▸ **ACTIVITY**
Give back every line of the material below that has the string "false".
- - - -
static int blend_launch(bool u8, void *stream, const uint64_t *tile_ptrs_dev, const int32_t *geom_dev, int n, int tiles_y, int tiles_x,
                        int pitch, int B, int C, int Ho, int Wo, void *out)
{
    const char *who = u8 ? "blend_tiles_u8" : "blend_tiles";
    FEMASR_REQUIRE(tile_ptrs_dev && geom_dev && out, "%s: null pointer", who);
    FEMASR_REQUIRE(n > 0 && B > 0 && C > 0 && tiles_y > 0 && tiles_x > 0 && pitch > 0 && Ho > 0 && Wo > 0, "%s: bad sizes", who);
    FEMASR_REQUIRE((long long)tiles_y * tiles_x == n, "%s: %d tiles given for a %d x %d grid", who, n, tiles_y, tiles_x);
    FEMASR_REQUIRE(tiles_x <= 65535, "%s: more than 65535 tile columns", who);
    const size_t rows = (size_t)B * C * Ho;
    FEMASR_REQUIRE(rows < ((size_t)1 << 31), "%s: too many rows", who);
    const dim3 grid((unsigned)rows, (unsigned)tiles_x);
    if (u8)
        hipLaunchKernelGGL(blend_tiles_kernel<true>, grid, dim3(256), 0, (hipStream_t)stream, (const unsigned long long *)tile_ptrs_dev,
                           geom_dev, tiles_y, tiles_x, pitch, 1, Ho, Wo, out);
    else
        hipLaunchKernelGGL(blend_tiles_kernel<false>, grid, dim3(256), 0, (hipStream_t)stream, (const unsigned long long *)tile_ptrs_dev,
                           geom_dev, tiles_y, tiles_x, pitch, C, Ho, Wo, out);
    FEMASR_CHECK_HIP(hipGetLastError());
    return FEMASR_OK;
}

int femasr_blend_tiles(void *stream, const uint64_t *tile_ptrs_dev, const int32_t *geom_dev, int n, int tiles_y, int tiles_x, int pitch,
                       int B, int C, int Ho, int Wo, float *out)
{
    return blend_launch(false, stream, tile_ptrs_dev, geom_dev, n, tiles_y, tiles_x, pitch, B, C, Ho, Wo, out);
}

int femasr_blend_tiles_u8(void *stream, const uint64_t *tile_ptrs_dev, const int32_t *geom_dev, int n, int tiles_y, int tiles_x, int pitch,
                          int B, int Ho, int Wo, uint8_t *out)
{
    return blend_launch(true, stream, tile_ptrs_dev, geom_dev, n, tiles_y, tiles_x, pitch, B, 1, Ho, Wo, out);
}

int femasr_concat_resize(void *stream, const float *a, int Ca, const float *b, int Hb, int Wb, int Cb, int B, int H, int W, float *out)
{
    FEMASR_REQUIRE(a && b && out && B > 0 && H > 0 && W > 0 && Hb > 0 && Wb > 0, "concat_resize: bad args");
    FEMASR_REQUIRE(Ca > 0 && Cb > 0 && Ca % 4 == 0 && Cb % 4 == 0, "concat_resize: channel counts must be multiples of 4 (%d, %d)", Ca, Cb);
    const size_t total4 = (size_t)B * H * W * ((Ca + Cb) / 4);
    hipLaunchKernelGGL(concat_resize_kernel, dim3(grid_for(total4)), dim3(256), 0, (hipStream_t)stream, a, Ca, b, Hb, Wb, Cb, H, W, out,
                       total4);
    FEMASR_CHECK_HIP(hipGetLastError());
    return FEMASR_OK;
}

size_t femasr_packed_weight_floats(int O, int I, int kh, int kw)
{
    if (O <= 0 || I <= 0 || kh <= 0 || kw <= 0) return 0;
    const size_t K = (size_t)I * kh * kw;
    return ((K + 31) / 32) * (size_t)((O + 31) / 32) * 1024 + femasr_compact_weight_floats(O, I, kh, kw);
}

int femasr_repack_oihw(void *stream, const float *in, int O, int I, int kh, int kw, float *out)
{
    FEMASR_REQUIRE(in && out && O > 0 && I > 0 && kh > 0 && kw > 0, "repack: bad args");
    if (kh == 1 && kw == 1 && (I % 32) == 0) return femasr_repack_k1((hipStream_t)stream, in, O, I, out);
    const size_t tail = femasr_compact_weight_floats(O, I, kh, kw);
    const size_t total = femasr_packed_weight_floats(O, I, kh, kw) - tail;
    if (tail) {
        hipLaunchKernelGGL(repack_compact_kernel, dim3(grid_for(tail)), dim3(256), 0, (hipStream_t)stream, in, O, I, kh, kw, out + total, tail);
        FEMASR_CHECK_HIP(hipGetLastError());
    }
    hipLaunchKernelGGL(repack_oihw_kernel, dim3(grid_for(total)), dim3(256), 0, (hipStream_t)stream, in, O, I, kh, kw, out,
                       total);
    FEMASR_CHECK_HIP(hipGetLastError());
    return FEMASR_OK;
}

size_t femasr_up2_weight_floats(int O, int I)
{
    return (I % 32) == 0 ? 4 * femasr_packed_weight_floats(O, I, 2, 2) : 0;
}

int femasr_repack_oihw_up2(void *stream, const float *in, int O, int I, float *out)
{
    FEMASR_REQUIRE(in && out && O > 0 && I > 0 && (I % 32) == 0, "repack_up2: needs a 3x3 OIHW weight with I %% 32 == 0");
    const size_t per = femasr_packed_weight_floats(O, I, 2, 2);
    hipLaunchKernelGGL(repack_up2_kernel, dim3(grid_for(4 * per)), dim3(256), 0, (hipStream_t)stream, in, O, I, out, per);
    FEMASR_CHECK_HIP(hipGetLastError());
    return FEMASR_OK;
}

int femasr_image_u8_to_f32(void *stream, const uint8_t *in_hwc, int H, int W, int swap_rb, float *out_chw)
{
    FEMASR_REQUIRE(in_hwc && out_chw && H > 0 && W > 0, "image_u8_to_f32: bad args");
    const size_t total = (size_t)3 * H * W;
    hipLaunchKernelGGL(image_u8_to_f32_kernel, dim3(grid_for(total)), dim3(256), 0, (hipStream_t)stream, in_hwc, H, W,
                       swap_rb, out_chw, total);
    FEMASR_CHECK_HIP(hipGetLastError());
    return FEMASR_OK;
}

int femasr_image_f32_to_u8(void *stream, const float *in_chw, int H, int W, int swap_rb, uint8_t *out_hwc)
{
    FEMASR_REQUIRE(in_chw && out_hwc && H > 0 && W > 0, "image_f32_to_u8: bad args");
    const size_t total = (size_t)3 * H * W;
    hipLaunchKernelGGL(image_f32_to_u8_kernel, dim3(grid_for(total)), dim3(256), 0, (hipStream_t)stream, in_chw, H, W,
                       swap_rb, out_hwc, total);
    FEMASR_CHECK_HIP(hipGetLastError());
    return FEMASR_OK;
}

int femasr_clock_probe_entries(void) { return FEMASR_CLOCK_PROBE_BLOCKS * 4; }

int femasr_clock_probe(void *stream, int mfmas_per_wave, unsigned long long *ticks)
{
    FEMASR_REQUIRE(ticks && mfmas_per_wave >= 4, "clock_probe: bad args");
    hipLaunchKernelGGL(clock_probe_kernel, dim3(FEMASR_CLOCK_PROBE_BLOCKS), dim3(256), 0, (hipStream_t)stream, mfmas_per_wave / 4, 1.0001f, 0.5f, ticks);
    FEMASR_CHECK_HIP(hipGetLastError());
    return FEMASR_OK;
}

}

int femasr_conv_form_variant_count(ConvForm f)
{
    const int n[CONV_FORM_COUNT] = {femasr_conv_variant_count(), femasr_conv_bf16x3_variant_count(), femasr_conv_wino_variant_count(), 1,
                                    femasr_gemm_bf16s_variant_count()};
    return n[f];
}

const char *femasr_conv_form_variant_name(ConvForm f, int v)
{
    switch (f) {
    case CONV_BF16X3: return femasr_conv_bf16x3_variant_name(v);
    case CONV_WINO: return femasr_conv_wino_variant_name(v);
    case CONV_WINO_UP2: return femasr_conv_wino_up2_variant_name();
    case CONV_SPLIT: return femasr_gemm_bf16s_variant_name(v);
    default: return femasr_conv_variant_name(v);
    }
}

int femasr_conv_form_launch(hipStream_t s, ConvForm f, const femasr_conv_args *a, int *slot_out, double *flops_out)
{
    int v = 0, r;
    switch (f) {
    case CONV_BF16X3: r = femasr_conv_bf16x3_launch(s, a, &v, flops_out); break;
    case CONV_WINO: r = femasr_conv_wino_launch(s, a, &v, flops_out); break;
    case CONV_WINO_UP2: r = femasr_conv_wino_up2_launch(s, a, flops_out); break;
    case CONV_SPLIT: r = femasr_gemm_bf16s_launch(s, a, a->w_bf16s, &v, flops_out); break;
    default: r = femasr_conv2d_launch(s, a, nullptr, &v, flops_out); break;
    }
    for (int g = 0; g < f; ++g) v += femasr_conv_form_variant_count((ConvForm)g);
    if (slot_out) *slot_out = v;
    return r;
}
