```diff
@@ -2000,6 +2212,18 @@
     }
     const int nkb = (T + 31) / 32;
     if (nkb < 1 || nkb > 7) return VG_ERR_ARG;
+    if (T == AS_T && !TRACE && (stream > 0 || (stream < 0 && q_tiles == 1)) && tr && stagger && (q_tiles == nkb || q_tiles == 1)) {
+        const dim3 grid(items < 256 ? items : 256);
+        if (q_tiles == 1) {
+            VG_MAX_DYNAMIC_LDS((k_attention_f16_stream<false, true>), AS_LDS_BYTES);
+            hipLaunchKernelGGL((k_attention_f16_stream<false, true>), grid, dim3(512), AS_LDS_BYTES, st, qkv, out, W, heads, ld, items, nullptr);
+        } else {
+            VG_MAX_DYNAMIC_LDS((k_attention_f16_stream<false, false>), AS_LDS_BYTES);
+            hipLaunchKernelGGL((k_attention_f16_stream<false, false>), grid, dim3(512), AS_LDS_BYTES, st, qkv, out, W, heads, ld, items, nullptr);
+        }
+        VG_LAUNCH_CHECK();
+        return VG_OK;
+    }
     if (T == 197 && !TRACE && tr && stagger) {
         const dim3 grid7(items < 256 ? items : 256);
         VG_MAX_DYNAMIC_LDS((k_attention_f16<false, 7, 197, true, true>), AT_LDS_BYTES_TR);
@@ -2415,7 +2639,8 @@
             {
                 const bool aprof = v->prof_on && v->prof_n < VG_PROF_MAX;
                 if (aprof) (void)hipEventRecord(v->prof_ev[2 * v->prof_n], st);
-                rc = launch_attention<false>((const f16*)qkv, (f16*)h, T, W, H, qkv_ld, n_crops * H, nullptr, st, cls_only ? 1 : (T + 31) / 32, v->att_tr, v->att_stagger);
+                rc = launch_attention<false>((const f16*)qkv, (f16*)h, T, W, H, qkv_ld, n_crops * H, nullptr, st, cls_only ? 1 : (T + 31) / 32, v->att_tr, v->att_stagger,
+                                              v->att_stream);
                 if (rc) return rc;
                 if (aprof) {
                     (void)hipEventRecord(v->prof_ev[2 * v->prof_n + 1], st);
@@ -2490,8 +2715,9 @@
     if (!d_qkv || !d_out || n_crops <= 0 || T < 1 || T > AL_MAXT || heads * 64 != W) return VG_ERR_ARG;
     const char* tr_env = getenv("VG_ATT_TR");
     const char* sg_env = getenv("VG_ATT_STAGGER");
+    const char* sm_env = getenv("VG_ATT_STREAM");
     return launch_attention<false>((const f16*)d_qkv, (f16*)d_out, T, W, heads, ld, n_crops * heads, nullptr, (hipStream_t)stream, (T + 31) / 32,
-                                   !(tr_env && atoi(tr_env) == 0), !(sg_env && atoi(sg_env) == 0));
+                                   !(tr_env && atoi(tr_env) == 0), !(sg_env && atoi(sg_env) == 0), sm_env ? atoi(sm_env) : -1);
 }
 
 #ifdef VG_DEV
```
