template <int LPR>
__global__ __launch_bounds__(EW_THREADS) void head_fwd_kernel(const float* __restrict__ H, const float* __restrict__ w,
                                                               const float* __restrict__ b, float* __restrict__ y,
                                                               long long rows, int h) {
    constexpr int RPB = EW_THREADS / LPR;
    const int h4 = h / 4, q = threadIdx.x % LPR;
    float4 wq = make_float4(0.f, 0.f, 0.f, 0.f);
    if (q < h4) wq = reinterpret_cast<const float4*>(w)[q];
    const float bias = b[0];
    for (long long r = (long long)blockIdx.x * RPB + threadIdx.x / LPR; r < rows; r += (long long)gridDim.x * RPB) {
        float s = 0.f;
        if (q < h4) {
            const float4 v = reinterpret_cast<const float4*>(H + r * h)[q];
            s = fmaf(v.x, wq.x, fmaf(v.y, wq.y, fmaf(v.z, wq.z, v.w * wq.w)));
        }
#pragma unroll
        for (int off = LPR / 2; off > 0; off >>= 1) s += __shfl_xor(s, off, 64);
        if (q == 0) y[r] = sigmoidf_(s + bias);
    }
}

template <int LPR>
__global__ __launch_bounds__(EW_THREADS) void head_bwd_kernel(const float* __restrict__ H, const float* __restrict__ w,
                                                               const float* __restrict__ y, const float* __restrict__ dy,
                                                               float* __restrict__ dH, float* __restrict__ partial,
                                                               long long rows, int h) {
    constexpr int RPB = EW_THREADS / LPR;
    __shared__ float red[EW_THREADS][5];
    const int h4 = h / 4, q = threadIdx.x % LPR;
    float4 wq = make_float4(0.f, 0.f, 0.f, 0.f);
    if (q < h4) wq = reinterpret_cast<const float4*>(w)[q];
    float4 acc = make_float4(0.f, 0.f, 0.f, 0.f);
    float accg = 0.f;
    for (long long r = (long long)blockIdx.x * RPB + threadIdx.x / LPR; r < rows; r += (long long)gridDim.x * RPB) {
        const float yy = y[r];
        const float g = dy[r] * yy * (1.f - yy);
        if (q == 0) accg += g;
        if (q < h4) {
            const float4 v = reinterpret_cast<const float4*>(H + r * h)[q];
            reinterpret_cast<float4*>(dH + r * h)[q] = make_float4(g * wq.x, g * wq.y, g * wq.z, g * wq.w);
            acc.x = fmaf(g, v.x, acc.x); acc.y = fmaf(g, v.y, acc.y); acc.z = fmaf(g, v.z, acc.z); acc.w = fmaf(g, v.w, acc.w);
        }
    }
    red[threadIdx.x][0] = acc.x; red[threadIdx.x][1] = acc.y; red[threadIdx.x][2] = acc.z; red[threadIdx.x][3] = acc.w;
    red[threadIdx.x][4] = accg;
    __syncthreads();
    if ((int)threadIdx.x <= h) {
        const int k = threadIdx.x;
        const int lane_q = k < h ? k / 4 : 0, comp = k < h ? k % 4 : 4;
        float v = 0.f;
        for (int t = lane_q; t < EW_THREADS; t += LPR) v += red[t][comp];
        partial[(size_t)blockIdx.x * (h + 1) + k] = v;
    }
}

using head_u4 = __attribute__((ext_vector_type(4))) unsigned;
using head_bf2 = __attribute__((ext_vector_type(2))) __bf16;
__device__ __forceinline__ void head_unpack8(const head_u4 v, float (&r)[8]) {
#pragma unroll
    for (int i = 0; i < 4; ++i) { r[2 * i] = __uint_as_float(v[i] << 16); r[2 * i + 1] = __uint_as_float(v[i] & 0xffff0000u); }
}
__device__ __forceinline__ unsigned head_pk(float a, float b) {
    const head_bf2 v = {(__bf16)a, (__bf16)b};
    return __builtin_bit_cast(unsigned, v);
}

__global__ __launch_bounds__(EW_THREADS) void head_fwd_bf16_kernel(const head_u4* __restrict__ H, const float* __restrict__ w,
                                                                    const float* __restrict__ b, float* __restrict__ y, long long rows) {
    constexpr int RPB = EW_THREADS / 2;
    const int q = threadIdx.x & 1;
    float wq[8];
#pragma unroll
    for (int i = 0; i < 8; ++i) wq[i] = w[8 * q + i];
    const float bias = b[0];
    for (long long r = (long long)blockIdx.x * RPB + threadIdx.x / 2; r < rows; r += (long long)gridDim.x * RPB) {
        float v[8];
        head_unpack8(H[2 * r + q], v);
        float s = 0.f;
#pragma unroll
        for (int i = 0; i < 8; ++i) s = fmaf(v[i], wq[i], s);
        s += __shfl_xor(s, 1, 64);
        if (q == 0) y[r] = sigmoidf_(s + bias);
    }
}

__global__ __launch_bounds__(EW_THREADS) void head_bwd_bf16_kernel(const head_u4* __restrict__ H, const float* __restrict__ w,
                                                                    const float* __restrict__ y, const float* __restrict__ dy,
                                                                    head_u4* __restrict__ dH, float* __restrict__ partial, long long rows) {
    constexpr int RPB = EW_THREADS / 2, h = 16;
    __shared__ float red[EW_THREADS][9];
    const int q = threadIdx.x & 1;
    float wq[8], acc[8], accg = 0.f;
#pragma unroll
    for (int i = 0; i < 8; ++i) { wq[i] = w[8 * q + i]; acc[i] = 0.f; }
    for (long long r = (long long)blockIdx.x * RPB + threadIdx.x / 2; r < rows; r += (long long)gridDim.x * RPB) {
        const float yy = y[r];
        const float g = dy[r] * yy * (1.f - yy);
        if (q == 0) accg += g;
        float v[8];
        head_unpack8(H[2 * r + q], v);
        dH[2 * r + q] = head_u4{head_pk(g * wq[0], g * wq[1]), head_pk(g * wq[2], g * wq[3]), head_pk(g * wq[4], g * wq[5]), head_pk(g * wq[6], g * wq[7])};
#pragma unroll
        for (int i = 0; i < 8; ++i) acc[i] = fmaf(g, v[i], acc[i]);
    }
#pragma unroll
    for (int i = 0; i < 8; ++i) red[threadIdx.x][i] = acc[i];
    red[threadIdx.x][8] = accg;
    __syncthreads();
    if ((int)threadIdx.x <= h) {
        const int k = threadIdx.x;
        const int lane_q = k < h ? k / 8 : 0, comp = k < h ? k % 8 : 8;
        float v = 0.f;
        for (int t = lane_q; t < EW_THREADS; t += 2) v += red[t][comp];
        partial[(size_t)blockIdx.x * (h + 1) + k] = v;
    }
}

__global__ __launch_bounds__(EW_THREADS) void head_reduce_kernel(const float* __restrict__ partial, int n_parts, int stride, float* __restrict__ out) {
    __shared__ float red[EW_THREADS];
    const int e = blockIdx.x;
    float s = 0.f;
    for (int p = threadIdx.x; p < n_parts; p += EW_THREADS) s += partial[(size_t)p * stride + e];
    red[threadIdx.x] = s;
// ... 107 lines not shown
        hipLaunchKernelGGL(gru_gates_fwd_kernel, ew_grid(n), dim3(EW_THREADS), 0, s, G, Xt, H, U, Rg, CandIn, (long long)rows, cin, h, pad);
    STC_LAUNCH_CHECK("stc_gru_gates_fwd_f32 launch");
    return STC_OK;
}

extern "C" int stc_gru_gates_bwd_f32(const float* dCandIn, const float* dU, const float* H, const float* U, const float* Rg,
                                     const float* dH_in, float* dG, float* dXt, float* dH,
                                     int64_t rows, int32_t cin, int32_t h, int32_t pad, void* stream) {
    STC_REQUIRE(cin >= 0 && h >= 1 && pad >= 0, STC_EINVAL, "stc_gru_gates_bwd_f32: bad widths cin=%d h=%d pad=%d", cin, h, pad);
    STC_EW_PROLOGUE("stc_gru_gates_bwd_f32", rows, dCandIn && dU && H && U && Rg && dG && dH && (cin == 0 || dXt));
    const long long n = (long long)rows * (cin + h + pad);
    if (vec_ok({dCandIn, dU, H, U, Rg, dH_in, dG, dXt, dH}, {cin, h, pad}))
        hipLaunchKernelGGL(gru_gates_bwd_vec_kernel, ew_grid(n / 4), dim3(EW_THREADS), 0, s, F4C(dCandIn), F4C(dU), F4C(H), F4C(U), F4C(Rg),
                           F4C(dH_in), F4M(dG), F4M(dXt), F4M(dH), (long long)rows, cin / 4, h / 4, pad / 4);
    else
        hipLaunchKernelGGL(gru_gates_bwd_kernel, ew_grid(n), dim3(EW_THREADS), 0, s, dCandIn, dU, H, U, Rg, dH_in, dG, dXt, dH, (long long)rows, cin, h, pad);
    STC_LAUNCH_CHECK("stc_gru_gates_bwd_f32 launch");
    return STC_OK;
}

extern "C" int stc_gru_blend_fwd_f32(const float* Cpre, const float* U, const float* H, float* Cand, float* Hnew,
                                     int64_t n, void* stream) {
    STC_EW_PROLOGUE("stc_gru_blend_fwd_f32", n, Cpre && U && H && Cand && Hnew);
    if (vec_ok({Cpre, U, H, Cand, Hnew}, {n}))
        hipLaunchKernelGGL(gru_blend_fwd_vec_kernel, ew_grid(n / 4), dim3(EW_THREADS), 0, s, F4C(Cpre), F4C(U), F4C(H), F4M(Cand), F4M(Hnew), (long long)n / 4);
    else
        hipLaunchKernelGGL(gru_blend_fwd_kernel, ew_grid(n), dim3(EW_THREADS), 0, s, Cpre, U, H, Cand, Hnew, (long long)n);
    STC_LAUNCH_CHECK("stc_gru_blend_fwd_f32 launch");
    return STC_OK;
}

extern "C" int stc_gru_blend_bwd_f32(const float* dHnew, const float* U, const float* H, const float* Cand,
                                     float* dCpre, float* dU, float* dH, int64_t n, void* stream) {
    STC_EW_PROLOGUE("stc_gru_blend_bwd_f32", n, dHnew && U && Cand && dCpre && (H || !dU));
    if (vec_ok({dHnew, U, H, Cand, dCpre, dU, dH}, {n}))
        hipLaunchKernelGGL(gru_blend_bwd_vec_kernel, ew_grid(n / 4), dim3(EW_THREADS), 0, s, F4C(dHnew), F4C(U), F4C(H), F4C(Cand), F4M(dCpre), F4M(dU),
                           F4M(dH), (long long)n / 4);
    else
        hipLaunchKernelGGL(gru_blend_bwd_kernel, ew_grid(n), dim3(EW_THREADS), 0, s, dHnew, U, H, Cand, dCpre, dU, dH, (long long)n);
    STC_LAUNCH_CHECK("stc_gru_blend_bwd_f32 launch");
    return STC_OK;
}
- - - -
▸ **TASK RESULT**
        hipLaunchKernelGGL(blend_tiles_kernel<false>, grid, dim3(256), 0, (hipStream_t)stream, (const unsigned long long *)tile_ptrs_dev,
    return blend_launch(false, stream, tile_ptrs_dev, geom_dev, n, tiles_y, tiles_x, pitch, B, C, Ho, Wo, out);
+            VG_MAX_DYNAMIC_LDS((k_attention_f16_stream<false, true>), AS_LDS_BYTES);
+            hipLaunchKernelGGL((k_attention_f16_stream<false, true>), grid, dim3(512), AS_LDS_BYTES, st, qkv, out, W, heads, ld, items, nullptr);
+            VG_MAX_DYNAMIC_LDS((k_attention_f16_stream<false, false>), AS_LDS_BYTES);
+            hipLaunchKernelGGL((k_attention_f16_stream<false, false>), grid, dim3(512), AS_LDS_BYTES, st, qkv, out, W, heads, ld, items, nullptr);
         VG_MAX_DYNAMIC_LDS((k_attention_f16<false, 7, 197, true, true>), AT_LDS_BYTES_TR);
-                rc = launch_attention<false>((const f16*)qkv, (f16*)h, T, W, H, qkv_ld, n_crops * H, nullptr, st, cls_only ? 1 : (T + 31) / 32, v->att_tr, v->att_stagger);
+                rc = launch_attention<false>((const f16*)qkv, (f16*)h, T, W, H, qkv_ld, n_crops * H, nullptr, st, cls_only ? 1 : (T + 31) / 32, v->att_tr, v->att_stagger,
     return launch_attention<false>((const f16*)d_qkv, (f16*)d_out, T, W, heads, ld, n_crops * heads, nullptr, (hipStream_t)stream, (T + 31) / 32,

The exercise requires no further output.